Almond nuts, especially raw almonds are healthy and full of protein and calcium. Many nursing mothers choose to eat almonds or drink almond milk to increase the creaminess, sweetness, and amount of their breast milk. You may want to try adding some raw almonds into your overnight oats or cook them in your oatmeal porridge. Add some raw honey for that extra sweetness!

Brewer's yeast is a very healthy nutritional supplement that contains B vitamins, iron, protein, chromium, selenium, and other minerals. Breastfeeding mothers use it to not only can it help you to make more breast milk, but it may also give you more energy, have a positive effect on your mood, and get rid of the baby blues. You can find brewer's yeast in tablet or powder form.

Lactation teas are made from foods and herbs, and they're one of the most common choices for women who wish to boost their milk supply.
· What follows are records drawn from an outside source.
__global__ void __launch_bounds__(256) kmap_lookup_kernel(const unsigned long long *__restrict__ keys,
                                                          const int32_t *__restrict__ vals, uint32_t capacity,
                                                          const int32_t *__restrict__ out_coords, int n_out, int layout,
                                                          KernelGeom g, int32_t *__restrict__ table, int k_major, int64_t ld) {
    int o = blockIdx.x * blockDim.x + threadIdx.x;
    int k = blockIdx.y;
    if (o >= n_out) return;
    int dx, dy, dz;
    kernel_offset(g, k, dx, dy, dz);
    int4 c = load_bxyz(out_coords, o, layout);
    int x, y, z;
    if (g.me) { x = c.y + dx; y = c.z + dy; z = c.w + dz; }
    else { x = c.y * g.st[0] + dx; y = c.z * g.st[1] + dy; z = c.w * g.st[2] + dz; }
    int32_t v = 0;
    if (coord_in_range(c.x, x, y, z)) v = hash_find(keys, vals, capacity, pack_key(c.x, x, y, z));
    if (k_major) table[(int64_t)k * ld + o] = v;
    else table[(int64_t)o * g.kvol + k] = v;
}

__global__ void __launch_bounds__(256) kmap_from_parent_kernel(const int32_t *__restrict__ ctable, int64_t ldc,
                                                               const uint8_t *__restrict__ cocc, const int32_t *__restrict__ cbase,
                                                               const int32_t *__restrict__ parent, const uint8_t *__restrict__ slot,
                                                               int n_fine, int32_t *__restrict__ table, int64_t ld) {
    const int i = blockIdx.x * blockDim.x + threadIdx.x;
    if (i >= n_fine) return;
    const int j = parent[i];
    const int s = slot[i];
    const int sx = (s >> 2) & 1, sy = (s >> 1) & 1, sz = s & 1;
    uint32_t pocc[8];
    int32_t pbase[8];
#pragma unroll
    for (int q = 0; q < 8; ++q) {
        const int K = (sx + (q & 1)) + 3 * (sy + ((q >> 1) & 1)) + 9 * (sz + (q >> 2));
        const int32_t jn = __ldg(&ctable[(int64_t)K * ldc + j]);
        pocc[q] = jn ? (uint32_t)__ldg(&cocc[jn - 1]) : 0u;
        pbase[q] = jn ? __ldg(&cbase[jn - 1]) : 0;
    }
#pragma unroll
    for (int dz = -1; dz <= 1; ++dz) {
        const int tz = sz + dz;
        const bool cz = ((tz >> 1) - (sz - 1)) != 0;
        uint32_t o4[4];
        int32_t b4[4];
#pragma unroll
        for (int q = 0; q < 4; ++q) { o4[q] = cz ? pocc[4 + q] : pocc[q]; b4[q] = cz ? pbase[4 + q] : pbase[q]; }
#pragma unroll
        for (int dy = -1; dy <= 1; ++dy) {
            const int ty = sy + dy;
            const bool cy = ((ty >> 1) - (sy - 1)) != 0;
            const uint32_t o2a = cy ? o4[2] : o4[0], o2b = cy ? o4[3] : o4[1];
            const int32_t b2a = cy ? b4[2] : b4[0], b2b = cy ? b4[3] : b4[1];
#pragma unroll
            for (int dx = -1; dx <= 1; ++dx) {
                const int tx = sx + dx;
                const bool cx = ((tx >> 1) - (sx - 1)) != 0;
                const uint32_t o = cx ? o2b : o2a;
                const int32_t b = cx ? b2b : b2a;
                const int sn = ((tx & 1) << 2) | ((ty & 1) << 1) | (tz & 1);
                const int32_t v = ((o >> (7 - sn)) & 1u) ? b + __popc(o >> (8 - sn)) + 1 : 0;
                const int k = (dx + 1) + 3 * (dy + 1) + 9 * (dz + 1);
                table[(int64_t)k * ld + i] = v;
            }
        }
    }
}

__global__ void __launch_bounds__(256) kmap_row_masks_kernel(const int32_t *__restrict__ table, int kvol, int n_out, int64_t ld,
                                                             int32_t *__restrict__ masks) {
    int o = blockIdx.x * blockDim.x + threadIdx.x;
    if (o >= n_out) return;
    uint32_t m = 0;
    for (int k = 0; k < kvol; ++k) m |= (uint32_t)(table[(int64_t)k * ld + o] != 0) << (k < 31 ? k : 31);
    masks[o] = (int32_t)(m & 0x7FFFFFFFu);
}
__global__ void __launch_bounds__(256) kmap_permute_kernel(const int32_t *__restrict__ table, int n_out, int64_t ld,
                                                           const int32_t *__restrict__ perm, int32_t *__restrict__ out, int64_t ld_out) {
    int j = blockIdx.x * blockDim.x + threadIdx.x;
    int k = blockIdx.y;
    if (j >= n_out) return;
    out[(int64_t)k * ld_out + j] = table[(int64_t)k * ld + perm[j]];
}

constexpr int CHUNK = 2048;

__global__ void __launch_bounds__(256) compact_count_kernel(const int32_t *__restrict__ table, int n_out, int64_t ld,
                                                            int omit_k, int nchunks, int32_t *__restrict__ counts) {
    int k = blockIdx.y, chunk = blockIdx.x;
    int base = chunk * CHUNK;
    int c = 0;
    if (k != omit_k) {
        for (int j = threadIdx.x; j < CHUNK; j += 256) {
            int o = base + j;
            if (o < n_out && table[(int64_t)k * ld + o] != 0) ++c;
        }
    }
    typedef cub::BlockReduce<int, 256> BR;
    __shared__ typename BR::TempStorage tmp;
    int tot = BR(tmp).Sum(c);
    if (threadIdx.x == 0) counts[k * nchunks + chunk] = tot;
}

__global__ void __launch_bounds__(256) compact_write_kernel(const int32_t *__restrict__ table, int n_out, int64_t ld,
                                                            int omit_k, int nchunks, const int32_t *__restrict__ starts,
// ... 145 lines not shown
                                int32_t *table, int k_major, int64_t ld, void *stream) {
    FPCC_REQUIRE(keys && vals && out_coords && table, "kmap_lookup: NULL pointer");
    FPCC_REQUIRE(ksx > 0 && ksy > 0 && ksz > 0 && sx > 0 && sy > 0 && sz > 0, "kmap_lookup: bad kernel geometry");
    FPCC_REQUIRE(capacity > 0 && n_out >= 0, "kmap_lookup: bad sizes");
    FPCC_REQUIRE(!k_major || ld >= n_out, "kmap_lookup: ld %lld < n_out %d", (long long)ld, n_out);
    FPCC_REQUIRE(((uintptr_t)out_coords & 15) == 0, "kmap_lookup: coords must be 16-byte aligned");
    if (n_out == 0) return FPCC_OK;
    KernelGeom g;
    g.ks[0] = ksx; g.ks[1] = ksy; g.ks[2] = ksz;
    g.st[0] = sx; g.st[1] = sy; g.st[2] = sz;
    g.kvol = ksx * ksy * ksz;
    g.me = convention == 1;
    FPCC_REQUIRE(convention == 0 || convention == 1, "kmap_lookup: unknown convention");
    FPCC_REQUIRE(g.kvol <= 65535, "kmap_lookup: kernel volume too large");
    dim3 grid(ceil_div(n_out, 256), g.kvol);
    kmap_lookup_kernel<<<grid, 256, 0, (cudaStream_t)stream>>>((const unsigned long long *)keys, vals, (uint32_t)capacity,
                                                               out_coords, n_out, layout, g, table, k_major, ld);
    FPCC_LAUNCH_CHECK();
    return FPCC_OK;
}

Nursing tea may contain a single herb or a combination of herbs that work together to support lactation and increase breast milk production. The herbs found in breastfeeding tea include fenugreek, blessed thistle, milk thistle  and fennel. Besides increasing the supply of breast milk, these natural and non-caffeinated teas are also comforting and relaxing. Plus, they're easy to prepare and you can drink this nursing tea up to 3 times per day.

Eating fresh versions of these foods that support lactation is safe and even healthy. Just like everything else, don't overdo it. Too much of anything is never a good idea. You should also keep in mind that supplements are not the same as fresh foods. Before taking any supplement versions of these milk boosting foods, talk to a breastfeeding-friendly doctor or a certified lactation consultant.